=== Begin Enclosure ===

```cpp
size_t ds6g_attention_workspace_bytes(int B, int T, int nh, int hd, int ld) {
    return AttnShape(DS6G_ATTN_KIND_F32, B, T, nh, hd, ld).full_workspace();
}

int ds6g_attention_plan(int backward, int kind, int B, int T, int nh, int hd, int ld, size_t ws_bytes, ds6g_attn_plan* plan) {
    DS6G_CHECK_ARG(plan && kind >= DS6G_ATTN_KIND_F32 && kind <= DS6G_ATTN_KIND_H16 && B > 0 && T > 0 && nh > 0);
    DS6G_CHECK_ARG((hd == 16 || hd == 32 || hd == 64 || hd == 128) && ld % 4 == 0 && ld >= nh * hd);
    DS6G_CHECK_ARG((size_t)B * T * ld * sizeof(float) < OOB_OFF);
    const AttnShape s(kind, B, T, nh, hd, ld);
    if (backward) return plan_bwd(s, ws_bytes, attn_knobs(), plan);
    plan_fwd(s, ws_bytes, attn_knobs(), plan);
    return DS6G_OK;
}

static int attention_fwd_impl(const float* q, const float* k, const float* v, int in16, float* o, int out16, float* lse, int B, int T,
                              int nh, int hd, int ld_qkv, int ld, float drop_p, uint64_t seed, uint64_t seed_off, void* ws,
                              size_t ws_bytes, void* stream) {
    DS6G_ENTER();
    DS6G_CHECK_ARG(q && k && v && o && lse && B > 0 && T > 0 && ld % 4 == 0 && ld >= nh * hd);
    DS6G_CHECK_ARG(ld_qkv % 4 == 0 && ld_qkv >= nh * hd && (size_t)B * T * ld_qkv * sizeof(float) < OOB_OFF);
    DS6G_CHECK_ARG(drop_p >= 0.f && drop_p < 1.f);
    DS6G_CHECK_ARG((size_t)B * T * ld * sizeof(float) < OOB_OFF);
    AttnParams c = attn_params(q, k, v, in16, lse, out16, B, T, nh, hd, ld_qkv, ld, ld, drop_p, seed, seed_off);
    c.o = o;
    return attention_run(false, c, hd, ws, ws_bytes, stream);
}

int ds6g_attention_fwd(const float* q, const float* k, const float* v, float* o, float* lse, int B, int T, int nh,
                       int hd, int ld_qkv, int ld, float drop_p, uint64_t seed, uint64_t seed_off, void* ws,
                       size_t ws_bytes, void* stream) {
    return attention_fwd_impl(q, k, v, 0, o, 0, lse, B, T, nh, hd, ld_qkv, ld, drop_p, seed, seed_off, ws, ws_bytes, stream);
}
int ds6g_attention_fwd_bf16out(const float* q, const float* k, const float* v, void* o, float* lse, int B, int T, int nh,
                               int hd, int ld_qkv, int ld, float drop_p, uint64_t seed, uint64_t seed_off, void* ws,
// ... 57 lines not shown
```

### deepsense6g_tii_amd/csrc/igemm.hip

```cpp
#include "common.h"
#include "gemm_plan.h"
#include <type_traits>
#include <vector>

extern int g_ds6g_attn_fused128;
extern int g_ds6g_attn_merged_sum;
extern int g_ds6g_attn_percu;
extern int g_ds6g_attn_handover;
extern int g_wino_kb64;

#ifndef IGEMM_STAGES_FD
#define IGEMM_STAGES_FD 3
#endif
#ifndef IGEMM_STAGES_W
#define IGEMM_STAGES_W 2
#endif

GCLK_STORAGE(g_igemm_clk, g_igemm_wg, ds6g_igemm_clocks_read)

namespace {

enum { MODE_FWD = 0, MODE_DGRAD = 1, MODE_WGRAD = 2 };

__device__ __forceinline__ unsigned opaque_u32(unsigned x) {
    asm volatile("" : "+v"(x));
    return x;
}

struct IgemmParams {
    const float* a_src;
    const float* b_src;
    float* out;
    int N, H, W, C;
    int Ho, Wo, K;
    int R, S, stride, pad;
    int Mg, Ng, Kg;
    const float* bias;
    const float* residual;
    const float* mask_src;
    int relu;
    int accumulate;
    uint32_t drop_thr;
    float drop_scale;
    uint64_t seed;
    uint64_t seed_off;
    const uint64_t* salt;
    int k_per_split;
    size_t split_stride;
    int tiles_n;
    int nclass;
    double prof_flops;
    int wg_rows;
    int is_linear;
    int want_colsum;
    int xcd_splits;
    int h0, hstep, Hs, w0, wstep, Ws, r0, rstep, nr, s0, sstep, ns;
    unsigned a_bytes, b_bytes;
    int dbg;
};


// ... 789 lines not shown
                           dim3(256), 0, st, p);
}

int run_igemm(const IgemmParams& p, const GemmPlan& pl, float* dw, float* dbias, int accumulate, hipStream_t st) {
    void* rec = ds6g_prof_open(pl.variant, p.prof_flops > 0 ? p.prof_flops : 2.0 * p.Mg * p.Ng * p.Kg, st);
    const int code = ((pl.tile * 2 + pl.epilogue) * 3 + (pl.bk == 32 ? 2 : pl.walk)) * 4 + pl.operand_mode;
    const auto codes = std::make_integer_sequence<int, 3 * 2 * 3 * 4>{};
    if (pl.mode == MODE_FWD) gemm_dispatch(code, [&](auto c) { launch_igemm<MODE_FWD, decltype(c)::value>(p, pl, st); }, codes);
    else if (pl.mode == MODE_DGRAD) gemm_dispatch(code, [&](auto c) { launch_igemm<MODE_DGRAD, decltype(c)::value>(p, pl, st); }, codes);
    else gemm_dispatch(code, [&](auto c) { launch_igemm<MODE_WGRAD, decltype(c)::value>(p, pl, st); }, codes);
    ds6g_prof_close(rec, st);
    g_last_variant = pl.variant;
    DS6G_LAUNCH_CHECK();
    if (!pl.reduce) return DS6G_OK;
    return ds6g_internal_splitk_reduce(p.out, dw, (long)pl.Mg * pl.Ng / 4, dbias, pl.want_colsum ? pl.Mg / 4 : 0, pl.splits,
                                       pl.slab_elems, accumulate, accumulate, st);
}

constexpr int F32 = DS6G_GEMM_F32;

}

extern "C" {

int ds6g_last_igemm_variant(void) { return g_last_variant; }

int ds6g_profile_begin(int max_records) {
    if (max_records <= 0) return DS6G_ERR_ARG;
    if (!g_prof) g_prof = new std::vector<ProfRec>();
    for (auto& r : *g_prof) { (void)hipEventDestroy(r.e0); (void)hipEventDestroy(r.e1); }
    g_prof->clear();
    g_prof->reserve((size_t)max_records);
    g_prof_cap = (size_t)max_records;
    return DS6G_OK;
}

int ds6g_profile_end(int* variants, double* flops, float* ms, int cap) {
    if (!g_prof) return 0;
    int n = 0;
    for (auto& r : *g_prof) {
        (void)hipEventSynchronize(r.e1);
        float t = 0.f;
        (void)hipEventElapsedTime(&t, r.e0, r.e1);
        if (n < cap && variants && flops && ms) { variants[n] = r.variant; flops[n] = r.flops; ms[n] = t; ++n; }
        (void)hipEventDestroy(r.e0);
        (void)hipEventDestroy(r.e1);
    }
    g_prof->clear();
    g_prof_cap = 0;
    return n;
}

int ds6g_set_debug_flags(int flags) {
    g_knobs.dbg = flags & 0xbf;
    g_ds6g_attn_handover = (flags & 0x01000000) ? 0 : 1;
    g_ds6g_attn_fused128 = (flags & 0x04000000) ? 0 : 1;
    g_ds6g_attn_merged_sum = (flags & 0x08000000) ? 0 : 1;
    g_ds6g_attn_percu = (flags >> 20) & 0xf;
    g_wino_kb64 = (flags & 0x02000000) ? 1 : 0;
    g_knobs.bf16_bk32 = (flags & 0x10000000) ? 0 : 1;
    g_knobs.f32_bk32 = (flags & 0x20000000) ? 1 : ((flags & 0x40000000) ? 0 : 2);
    g_knobs.wgrad_tile = (flags & 0x40) ? 2 : 1;
    if ((flags >> 8) & 0xfff) g_knobs.min_blocks = (flags >> 8) & 0xfff;
    return 0;
}

int ds6g_gemm_plan(int family, int op, int N, int H, int W, int C, int K, int R, int S, int stride, int pad, int flags,
                   size_t ws_bytes, struct ds6g_gemm_plan* plan) {
    const GemmProblem q = {family, op, N, H, W, C, K, R, S, stride, pad, (flags & DS6G_GEMM_EPILOGUE) != 0,
                           (flags & DS6G_GEMM_OUT16) != 0, (flags & DS6G_GEMM_ACCUMULATE) != 0, (flags & DS6G_GEMM_DBIAS) != 0, ws_bytes};
    return gemm_plan(q, family == DS6G_GEMM_H16 ? ds6g_internal_bgemm_knobs() : igemm_knobs(), plan);
}

int ds6g_conv2d_fwd(const float* x, const float* w, float* y, int N, int H, int W, int C, int K, int R,
                    int S, int stride, int pad, void* stream) {
    DS6G_ENTER();
    DS6G_CHECK_ARG(x && w && y);
    const GemmProblem q = {F32, DS6G_GEMM_CONV_FWD, N, H, W, C, K, R, S, stride, pad, 0, 0, 0, 0, 0};
    GemmPlan pl; IgemmParams p;
    if (const int rc = plan_params(q, pl, p)) return rc;
    p.a_src = x; p.b_src = w; p.out = y;
    return run_igemm(p, pl, nullptr, nullptr, 0, (hipStream_t)stream);
}

int ds6g_conv2d_dgrad(const float* dy, const float* w, float* dx, int N, int H, int W, int C, int K, int R,
                      int S, int stride, int pad, int accumulate, void* stream) {
    DS6G_ENTER();
    DS6G_CHECK_ARG(dy && w && dx);
    const GemmProblem q = {F32, DS6G_GEMM_CONV_DGRAD, N, H, W, C, K, R, S, stride, pad, 0, 0, accumulate, 0, 0};
    GemmPlan pl; IgemmParams p;
    if (const int rc = plan_params(q, pl, p)) return rc;
    p.a_src = dy; p.b_src = w; p.out = dx;
    return run_igemm(p, pl, nullptr, nullptr, 0, (hipStream_t)stream);
}

int ds6g_conv2d_wgrad(const float* x, const float* dy, float* dw, int N, int H, int W, int C, int K, int R,
                      int S, int stride, int pad, int accumulate, float* ws, size_t ws_bytes, void* stream) {
    DS6G_ENTER();
    DS6G_CHECK_ARG(x && dy && dw);
    const GemmProblem q = {F32, DS6G_GEMM_CONV_WGRAD, N, H, W, C, K, R, S, stride, pad, 0, 0, accumulate, 0, ws_bytes};
    GemmPlan pl; IgemmParams p;
    if (const int rc = plan_params(q, pl, p)) return rc;
    DS6G_CHECK_ARG(ws || !pl.reduce);
    p.a_src = dy; p.b_src = x; p.out = pl.reduce ? ws : dw;
    return run_igemm(p, pl, dw, nullptr, accumulate, (hipStream_t)stream);
}
// ... 53 lines not shown
```

### deepsense6g_tii_amd/csrc/norm.hip

```cpp
#include "common.h"

namespace {

constexpr int BN_ROWS_PER_THREAD = 16;
constexpr int BNF_COLS = 2;
constexpr int BNF_GROUPS = 128;

__device__ __forceinline__ void bnf_reduce2(double& a, double& b, double (*red)[4][BNF_COLS]) {
#pragma unroll
    for (int o = BNF_COLS; o < 64; o <<= 1) {
        a += __shfl_xor(a, o, 64);
        b += __shfl_xor(b, o, 64);
    }
    const int lane = threadIdx.x & 63, wave = threadIdx.x >> 6;
    if (lane < BNF_COLS) {
        red[0][wave][lane] = a;
        red[1][wave][lane] = b;
    }
    __syncthreads();
    if (threadIdx.x < BNF_COLS) {
        a = red[0][0][threadIdx.x] + red[0][1][threadIdx.x] + red[0][2][threadIdx.x] + red[0][3][threadIdx.x];
        b = red[1][0][threadIdx.x] + red[1][1][threadIdx.x] + red[1][2][threadIdx.x] + red[1][3][threadIdx.x];
    }
}
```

=== End Enclosure ===

**WORK INSTRUCTION:** Copy out, from the material above, each line in which the string "ifndef" is found.

**TASK ANSWER:**
#ifndef IGEMM_STAGES_FD
#ifndef IGEMM_STAGES_W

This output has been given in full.